Transient Thermal Field Measurements in a High Aspect Ratio Channel Related to Transient Thermochromic Liquid Crystal Experiments

[+] Author and Article Information
Sean C. Jenkins

Institute of Aerospace Thermodynamics, Universität Stuttgart, Pfaffenwaldring 31, 70569 Stuttgart, Germanysean.jenkins@itlr.uni-stuttgart.de

Igor V. Shevchuk, Jens von Wolfersdorf, Bernhard Weigand

Institute of Aerospace Thermodynamics, Universität Stuttgart, Pfaffenwaldring 31, 70569 Stuttgart, Germany

J. Turbomach 134(3), 031002 (Jul 14, 2011) (10 pages) doi:10.1115/1.3106028 History: Received October 15, 2008; Revised November 24, 2008; Published July 14, 2011; Online July 14, 2011

Measurements of transient fluid temperature distributions were made in a high aspect ratio (4:1) internally ribbed two-pass channel relating to the measurement of heat transfer using the transient thermochromic liquid crystal (TLC) technique.
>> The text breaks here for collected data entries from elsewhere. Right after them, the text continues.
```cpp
__global__ __launch_bounds__(256) void k_sao(ovhip_pic dst, ovhip_pic src, const ovhip_sao_ctu *__restrict__ prm,
                                              int log2_ctu, int nb_ctu_w, int tiles_y, int tiles_c, int ty0_y, int ty0_c, int row0, int row1)
{
    const int tx = threadIdx.x & 7, ty = threadIdx.x >> 3;
    for (int t = blockIdx.x; t < tiles_y + 2 * tiles_c; t = tiles_y + 2 * tiles_c) {
        const int c = t < tiles_y ? 0 : (t < tiles_y + tiles_c ? 1 : 2);
        const int tt = (int)ov_xcd_slot_at(t, c == 0 ? 0 : (c == 1 ? tiles_y : tiles_y + tiles_c), c == 0 ? tiles_y : tiles_c);
        const int sh = c ? 1 : 0;
        const int w = src.w >> sh, h = src.h >> sh, l2 = log2_ctu - sh;
        const int ntx = (w + SAO_TW - 1) / SAO_TW;
        const int x0 = (tt % ntx) * SAO_TW + tx * 8, y = (tt / ntx + (c ? ty0_c : ty0_y)) * SAO_TH + ty;
        if (x0 >= w || y >= h || y < (row0 >> sh) || y >= (row1 >> sh)) continue;
        int ss, ds;
        const uint16_t *s = ov_plane(src, c, ss) + y * ss;
        uint16_t *d = ov_plane(dst, c, ds) + y * ds;
        const ovhip_sao_ctu *p = &prm[(y >> l2) * nb_ctu_w + (x0 >> l2)];
        const int type = p->type[c];
        const int n = min(8, w - x0);
        const bool vec = n == 8 && !((ss | ds) & 7) && !(((uintptr_t)s | (uintptr_t)d) & 15);
        int v[8], o[8];
        load8(s + x0, vec, n, v);
#pragma unroll
        for (int i = 0; i < 8; ++i) o[i] = v[i];
        if (type == OVHIP_SAO_BAND) {
            const int bp = p->band_position[c];
            const int o0 = p->offset_val[c][0], o1 = p->offset_val[c][1], o2 = p->offset_val[c][2], o3 = p->offset_val[c][3];
#pragma unroll
            for (int i = 0; i < 8; ++i) {
                const int k = ((v[i] >> (OV_BD - 5)) - bp) & 31;
                const int off = k == 0 ? o0 : k == 1 ? o1 : k == 2 ? o2 : k == 3 ? o3 : 0;
                o[i] = ov_clip_bd(v[i] + off);
            }
        } else if (type == OVHIP_SAO_EDGE) {
            const int eo = p->eo_class[c];
            const int dxa = eo == 1 ? 0 : (eo == 3 ? 1 : -1), dya = eo == 0 ? 0 : -1;
            const int bd = p->border, cs = 1 << l2;
            const int cy0 = y & ~(cs - 1), cx0 = x0 & ~(cs - 1);
            const int cx1 = min(cx0 + cs, w) - 1;
            const bool rowskip = eo != 0 && (y == 0 || y == h - 1 || (src.h <= (1 << log2_ctu) && y == (6 >> sh) - 1) ||
                                             ((bd & OVHIP_BORDER_UPPER) && y == cy0) || ((bd & OVHIP_BORDER_BOTTOM) && y == min(cy0 + cs, h) - 1) ||
                                             ((bd & OVHIP_BORDER_ONE_ROW) && y == cy0 + (6 >> sh) - 1));
            const int skip_l = (bd & OVHIP_BORDER_LEFT) ? cx0 : -1, skip_r = (bd & OVHIP_BORDER_RIGHT) ? cx1 : -1;
            if (!rowskip) {
                const int of0 = p->offset_val[c][0], of1 = p->offset_val[c][1], of2 = p->offset_val[c][2],
                          of3 = p->offset_val[c][3], of4 = p->offset_val[c][4];
                int ra[10], rb[10];
                const uint16_t *sa = s + dya * ss, *sb = s - dya * ss;
                load8(sa + x0, vec, n, ra + 1);
                load8(sb + x0, vec, n, rb + 1);
                ra[0] = x0 > 0 ? sa[x0 - 1] : 0; rb[0] = x0 > 0 ? sb[x0 - 1] : 0;
                ra[9] = x0 + 8 < w ? sa[x0 + 8] : 0; rb[9] = x0 + 8 < w ? sb[x0 + 8] : 0;
#pragma unroll
                for (int i = 0; i < 8; ++i) {
                    const int x = x0 + i;
                    if (i < n && !(eo != 1 && (x == 0 || x == w - 1 || x == skip_l || x == skip_r))) {
                        const int a = ra[1 + i + dxa], b = rb[1 + i - dxa];
                        const int idx = 2 + (v[i] > a) - (v[i] < a) + (v[i] > b) - (v[i] < b);
                        const int off = idx == 0 ? of0 : idx == 1 ? of1 : idx == 2 ? of2 : idx == 3 ? of3 : of4;
                        o[i] = ov_clip_bd(v[i] + off);
                    }
                }
            }
        }
        if (vec) {
            uint4 q;
            q.x = o[0] | (o[1] << 16); q.y = o[2] | (o[3] << 16); q.z = o[4] | (o[5] << 16); q.w = o[6] | (o[7] << 16);
            *reinterpret_cast<uint4 *>(d + x0) = q;
        } else {
#pragma unroll
            for (int i = 0; i < 8; ++i) if (i < n) d[x0 + i] = (uint16_t)o[i];
        }
    }
}

}

extern "C" int ovhip_sao_launch_rows(ovhip_ctx *ctx, const ovhip_pic *dst, const ovhip_pic *src,
                                     const ovhip_sao_ctu *d_params, int32_t log2_ctu_s, int32_t row0, int32_t row1)
{
    if (!ctx || !dst || !src || !d_params) return OVHIP_EINVAL;
    OV_DEVICE(ctx);
    if (dst->w != src->w || dst->h != src->h || dst->y == src->y || log2_ctu_s < 5 || log2_ctu_s > 7)
        return ov_fail(ctx, OVHIP_EINVAL, "ovhip_sao_launch: bad pictures / CTU size", hipSuccess);
    if (row0 < 0 || row1 > src->h || row0 > row1 || (row0 & 7) || ((row1 & 7) && row1 != src->h))
        return ov_fail(ctx, OVHIP_EINVAL, "ovhip_sao_launch_rows: row window", hipSuccess);
    if (row0 == row1) return OVHIP_OK;
    const int nb_ctu_w = (src->w + (1 << log2_ctu_s) - 1) >> log2_ctu_s;
// ... 18 lines not shown
```

Measured before the change: 3631.

## Enlarge ALF luma tiles to 4x4 per thread and register-block SAO rows

```diff
diff --git a/openvvc_amd/csrc/kernels_alf.hip b/openvvc_amd/csrc/kernels_alf.hip
--- a/openvvc_amd/csrc/kernels_alf.hip
+++ b/openvvc_amd/csrc/kernels_alf.hip
@@ -12,10 +12,12 @@
 namespace {
 
 #define TL 32
+#define TLL 64
 #define LH 3
-#define LW (TL + 2 * LH)
 #define LPAD 4
 #define LWS 40
+#define LLS 72
+#define LLH (TLL + 2 * LH)
 #define CH 2
 #define CW (TL + 2 * CH)
 
@@ -74,46 +76,105 @@
     tr = (0xDE84 >> (2 * k)) & 3;
 }
 
+__device__ __forceinline__ void alf_lap_pair(const uint32_t ra[6], const uint32_t r0[6], const uint32_t r1[6], const uint32_t rb[6],
+                                             uint32_t &sv, uint32_t &sh, uint32_t &sd, uint32_t &sb)
+{
+    typedef unsigned short alf_u2 __attribute__((ext_vector_type(2)));
+#pragma unroll
+    for (int q = 0; q < 4; ++q) {
+        const int c0 = 2 * q - 2, c1 = c0 + 1;
+        const alf_u2 ctr = __builtin_bit_cast(alf_u2, ALF_PK66(r0, c0, r1, c1));
+        const uint32_t y2 = __builtin_bit_cast(uint32_t, ctr + ctr);
+#define LAP(acc, A, ca, B, cb, C, cc_, D, cd)                                                                      \
+        acc = __builtin_amdgcn_sad_u16(y2, __builtin_bit_cast(uint32_t, __builtin_bit_cast(alf_u2, ALF_PK66(A, ca, B, cb)) + \
+                                                                       __builtin_bit_cast(alf_u2, ALF_PK66(C, cc_, D, cd))), acc)
+        LAP(sv, ra, c0, r0, c1, r1, c0, rb, c1);
+        LAP(sh, r0, c0 + 1, r1, c1 + 1, r0, c0 - 1, r1, c1 - 1);
+        LAP(sd, ra, c0 - 1, r0, c1 - 1, r1, c0 + 1, rb, c1 + 1);
+        LAP(sb, r1, c0 - 1, rb, c1 - 1, ra, c0 + 1, r0, c1 + 1);
+#undef LAP
+    }
+}
+
+struct AlfLumaSet { uint32_t f2[12], c2[12], nc2[12]; int fsum; bool linear; };
+
+__device__ __forceinline__ uint2 alf_luma_row(const uint32_t r0[6], const uint32_t p1[6], const uint32_t m1[6], const uint32_t p2[6],
+                                              const uint32_t m2[6], const uint32_t p3[6], const uint32_t m3[6], bool near, const AlfLumaSet &fs)
+{
+#define S6(d6, c) ((((c) + 4) & 1) ? (int)((d6)[((c) + 4) >> 1] >> 16) : (int)((d6)[((c) + 4) >> 1] & 0xffff))
+    int outv[4];
+#pragma unroll
+    for (int i = 0; i < 4; ++i) {
+        const int cur = S6(r0, i);
+        const uint32_t n[12] = {
+            ALF_PK66(p3, i, m3, i),
+            ALF_PK66(p2, i + 1, m2, i - 1), ALF_PK66(p2, i, m2, i), ALF_PK66(p2, i - 1, m2, i + 1),
+            ALF_PK66(p1, i + 2, m1, i - 2), ALF_PK66(p1, i + 1, m1, i - 1), ALF_PK66(p1, i, m1, i),
+            ALF_PK66(p1, i - 1, m1, i + 1), ALF_PK66(p1, i - 2, m1, i + 2),
+            ALF_PK66(r0, i + 3, r0, i - 3), ALF_PK66(r0, i + 2, r0, i - 2), ALF_PK66(r0, i + 1, r0, i - 1) };
+        int sum;
+        if (fs.linear) {
+            sum = -2 * cur * fs.fsum;
+#pragma unroll
+            for (int k = 0; k < 12; ++k) sum = alf_tap_lin(n[k], fs.f2[k], sum);
+        } else {
+            const uint32_t cur2 = ALF_PK66(r0, i, r0, i);
+            sum = 0;
+#pragma unroll
+            for (int k = 0; k < 12; ++k) sum = alf_tap(n[k], cur2, fs.c2[k], fs.nc2[k], fs.f2[k], sum);
+        }
+        sum = near ? (sum + 512) >> 10 : (sum + 64) >> 7;
+        outv[i] = ov_clip_bd(sum + cur);
+    }
+#undef S6
+    uint2 v; v.x = (uint32_t)outv[0] | ((uint32_t)outv[1] << 16); v.y = (uint32_t)outv[2] | ((uint32_t)outv[3] << 16);
+    return v;
+}
+
 __device__ __forceinline__ void alf_luma_tile(const ovhip_pic &dst, const ovhip_pic &src, const ovhip_alf_pic &alf, int nb_ctu_w,
-                                              int tile0, uint16_t *s_t, uint8_t *s_cls, uint4 *s_sum, int row0, int row1)
+                                              int tile0, uint16_t *s_t, int row0, int row1)
 {
 
     const int W = src.w, H = src.h;
     const int tid = threadIdx.x;
     const int ctu = 1 << alf.log2_ctu_s;
-    const int ntx = (W + TL - 1) / TL, ntiles = ntx * ((H + TL - 1) / TL);
+    const int ntx = (W + TLL - 1) / TLL, ntiles = ntx * ((H + TLL - 1) / TLL);
     for (int tile = tile0; tile < ntiles; tile = ntiles) {
-    const int tx0 = (tile % ntx) * TL, ty0 = (tile / ntx) * TL;
+    const int tx0 = (tile % ntx) * TLL, ty0 = (tile / ntx) * TLL;
     const ovhip_alf_ctu c = alf.ctus[(ty0 >> alf.log2_ctu_s) * nb_ctu_w + (tx0 >> alf.log2_ctu_s)];
     const bool on = c.flags & 4;
 
-    const int b = tid >> 2, r = tid & 3;
-    const int bx = (b & 7) * 4, by = (b >> 3) * 4;
-    const int ox = tx0 + bx, oy = ty0 + by + r;
+    const int bx = (tid & 15) * 4, by = (tid >> 4) * 4;
+    const int ox = tx0 + bx, py = ty0 + by;
+    const bool mine = py < H && py >= row0 && py < row1 && ox < W;
 
     if (!on) {
-        if (oy < H && oy >= row0 && oy < row1) {
-#pragma unroll
-            for (int i = 0; i < 4; ++i) if (ox + i < W) dst.y[oy * dst.stride_y + ox + i] = src.y[oy * src.stride_y + ox + i];
+        if (mine) {
+#pragma unroll
+            for (int r = 0; r < 4; ++r)
+#pragma unroll
+                for (int i = 0; i < 4; ++i)
+                    if (py + r < H && ox + i < W) dst.y[(py + r) * dst.stride_y + ox + i] = src.y[(py + r) * src.stride_y + ox + i];
         }
         continue;
     }
 
     const AlfRect rc = alf_clamp_rect(c.border, tx0 & ~(ctu - 1), ty0 & ~(ctu - 1), ctu, W, H);
-    if (tx0 >= rc.x0 + LPAD && tx0 + TL + LPAD <= rc.x1 + 1 && ty0 >= rc.y0 + LH && ty0 + TL + LH <= rc.y1 + 1 && !(src.stride_y & 7)) {
-        if (tid < LW * 5) {
-            const int yy = tid / 5, q = tid - yy * 5;
-            *reinterpret_cast<uint4 *>(s_t + yy * LWS + 8 * q) =
+    if (tx0 >= rc.x0 + LPAD && tx0 + TLL + LPAD <= rc.x1 + 1 && ty0 >= rc.y0 + LH && ty0 + TLL + LH <= rc.y1 + 1 && !(src.stride_y & 7)) {
+        for (int i = tid; i < LLH * 9; i += 256) {
+            const int yy = i / 9, q = i - yy * 9;
+            *reinterpret_cast<uint4 *>(s_t + yy * LLS + 8 * q) =
                 *reinterpret_cast<const uint4 *>(src.y + (ty0 + yy - LH) * src.stride_y + tx0 - LPAD + 8 * q);
         }
     } else {
-        for (int i = tid; i < LW * LWS; i += 256) {
-            const int yy = i / LWS, xx = i - yy * LWS;
+        for (int i = tid; i < LLH * LLS; i += 256) {
+            const int yy = i / LLS, xx = i - yy * LLS;
             const int sy = ov_clip3(ty0 + yy - LH, rc.y0, rc.y1), sx = ov_clip3(tx0 + xx - LPAD, rc.x0, rc.x1);
             s_t[i] = src.y[sy * src.stride_y + sx];
         }
     }
     __syncthreads();
+    if (!mine) continue;
 
     const int ctu_y0 = ty0 & ~(ctu - 1);
     const bool truncated = ctu_y0 + ctu > H;
@@ -121,155 +182,100 @@
     const int last_local = (ctu_y0 + (truncated ? H - ctu_y0 : ctu) - 1) & (ctu - 1);
     const bool req_vb = (last_local < vbl && last_local >= vbl - 4) || (last_local >= vbl && last_local <= vbl + 3);
     const int vb = ctu_y0 + vbl;
-
-#define T(x, y) ((int)s_t[((y) + LH) * LWS + (x) + LPAD])
-    {
-        const int cb = tid >> 2, k = tid & 3;
-        const int cbx = (cb & 7) * 4, cby = (cb >> 3) * 4;
-        const int rr = cby - 2 + 2 * k;
-        int above = rr - 1, below = rr + 2;
-        if (ty0 + rr + 2 == vb) below = rr + 1;
-        if (ty0 + rr == vb)     above = rr;
-        uint32_t sv = 0, sh = 0, sd = 0, sb = 0;
-        {
+    const bool is_vb = py == vb - 4 || py == vb;
+    const bool at_vb = py + 3 >= vb - 4 && py <= vb + 3;
+
+    const uint16_t *base = s_t + LH * LLS + bx;
+    auto row3 = [&](int y, uint32_t d6[6]) {
+        const uint2 *q2 = reinterpret_cast<const uint2 *>(base + y * LLS);
+        const uint2 a = q2[0], b_ = q2[1], c_ = q2[2];
+        d6[0] = a.x; d6[1] = a.y; d6[2] = b_.x; d6[3] = b_.y; d6[4] = c_.x; d6[5] = c_.y;
+    };
+    uint32_t Rw[10][6];
+#pragma unroll
+    for (int j = 0; j < 10; ++j) row3(by - 3 + j, Rw[j]);
+
+    uint32_t sv = 0, sh = 0, sd = 0, sb = 0;
+    if (!at_vb) {
+#pragma unroll
+        for (int k = 0; k < 4; ++k) alf_lap_pair(Rw[2 * k], Rw[2 * k + 1], Rw[2 * k + 2], Rw[2 * k + 3], sv, sh, sd, sb);
+    } else {
+        for (int k = 0; k < 4; ++k) {
+            if ((py == vb - 4 && k == 3) || (py == vb && k == 0)) continue;
+            const int rr = by - 2 + 2 * k;
+            int above = rr - 1, below = rr + 2;
+            if (ty0 + rr + 2 == vb) below = rr + 1;
+            if (ty0 + rr == vb)     above = rr;
             uint32_t ra[6], r0[6], r1[6], rb[6];
-            const uint16_t *base = s_t + LH * LWS + cbx;
-            auto row3 = [&](int y, uint32_t d6[6]) {
-                const uint2 *q2 = reinterpret_cast<const uint2 *>(base + y * LWS);
-                const uint2 a = q2[0], b_ = q2[1], c_ = q2[2];
-                d6[0] = a.x; d6[1] = a.y; d6[2] = b_.x; d6[3] = b_.y; d6[4] = c_.x; d6[5] = c_.y;
-            };
             row3(above, ra); row3(rr, r0); row3(rr + 1, r1); row3(below, rb);
-            typedef unsigned short alf_u2 __attribute__((ext_vector_type(2)));
-#pragma unroll
-            for (int q = 0; q < 4; ++q) {
-                const int c0 = 2 * q - 2, c1 = c0 + 1;
-                const alf_u2 ctr = __builtin_bit_cast(alf_u2, ALF_PK66(r0, c0, r1, c1));
-                const uint32_t y2 = __builtin_bit_cast(uint32_t, ctr + ctr);
-#define LAP(acc, A, ca, B, cb, C, cc_, D, cd)                                                                      \
-                acc = __builtin_amdgcn_sad_u16(y2, __builtin_bit_cast(uint32_t, __builtin_bit_cast(alf_u2, ALF_PK66(A, ca, B, cb)) + \
-                                                                               __builtin_bit_cast(alf_u2, ALF_PK66(C, cc_, D, cd))), acc)
-                LAP(sv, ra, c0, r0, c1, r1, c0, rb, c1);
-                LAP(sh, r0, c0 + 1, r1, c1 + 1, r0, c0 - 1, r1, c1 - 1);
-                LAP(sd, ra, c0 - 1, r0, c1 - 1, r1, c0 + 1, rb, c1 + 1);
-                LAP(sb, r1, c0 - 1, rb, c1 - 1, ra, c0 + 1, r0, c1 + 1);
-#undef LAP
-            }
-        }
-        const int py = ty0 + cby;
-        bool use = true, is_vb = false;
-        if (py == vb - 4) { is_vb = true; use = k < 3; }
-        if (py == vb)     { is_vb = true; use = k > 0; }
-        if (!use) sv = sh = sd = sb = 0;
-        (void)is_vb;
-        s_sum[tid] = make_uint4(sv, sh, sd, sb);
-    }
-    __syncthreads();
-    if (tid < 64) {
-        const uint4 p0 = s_sum[4 * tid], p1 = s_sum[4 * tid + 1], p2 = s_sum[4 * tid + 2], p3 = s_sum[4 * tid + 3];
-        const int py = ty0 + (tid >> 3) * 4;
-        int cls, tr;
-        filter_idx(p0.y + p1.y + p2.y + p3.y, p0.x + p1.x + p2.x + p3.x, p0.z + p1.z + p2.z + p3.z, p0.w + p1.w + p2.w + p3.w,
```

The temperature field was measured at several positions leading up to and around the 180 deg bend in a two-passage channel to account for variations in the bulk temperature used as a reference for the transient TLC technique. The results showed that the normalized distribution of the temperature field was time invariant, an important result for the validation of heat transfer results using the transient TLC method. The normalized fluid temperature field was shown to be independent of the inlet temperature step and relatively independent of channel Reynolds number. Fluid temperature distributions were shown to be consistent over the length of the inlet channel; however, temperature field measurements made downstream of the bend exhibited a strong asymmetry. Finally, local temperature distributions were used to adjust the reference temperature used in calculating heat transfer coefficient distributions and to show the behavior of heat transfer due to 180 deg bends.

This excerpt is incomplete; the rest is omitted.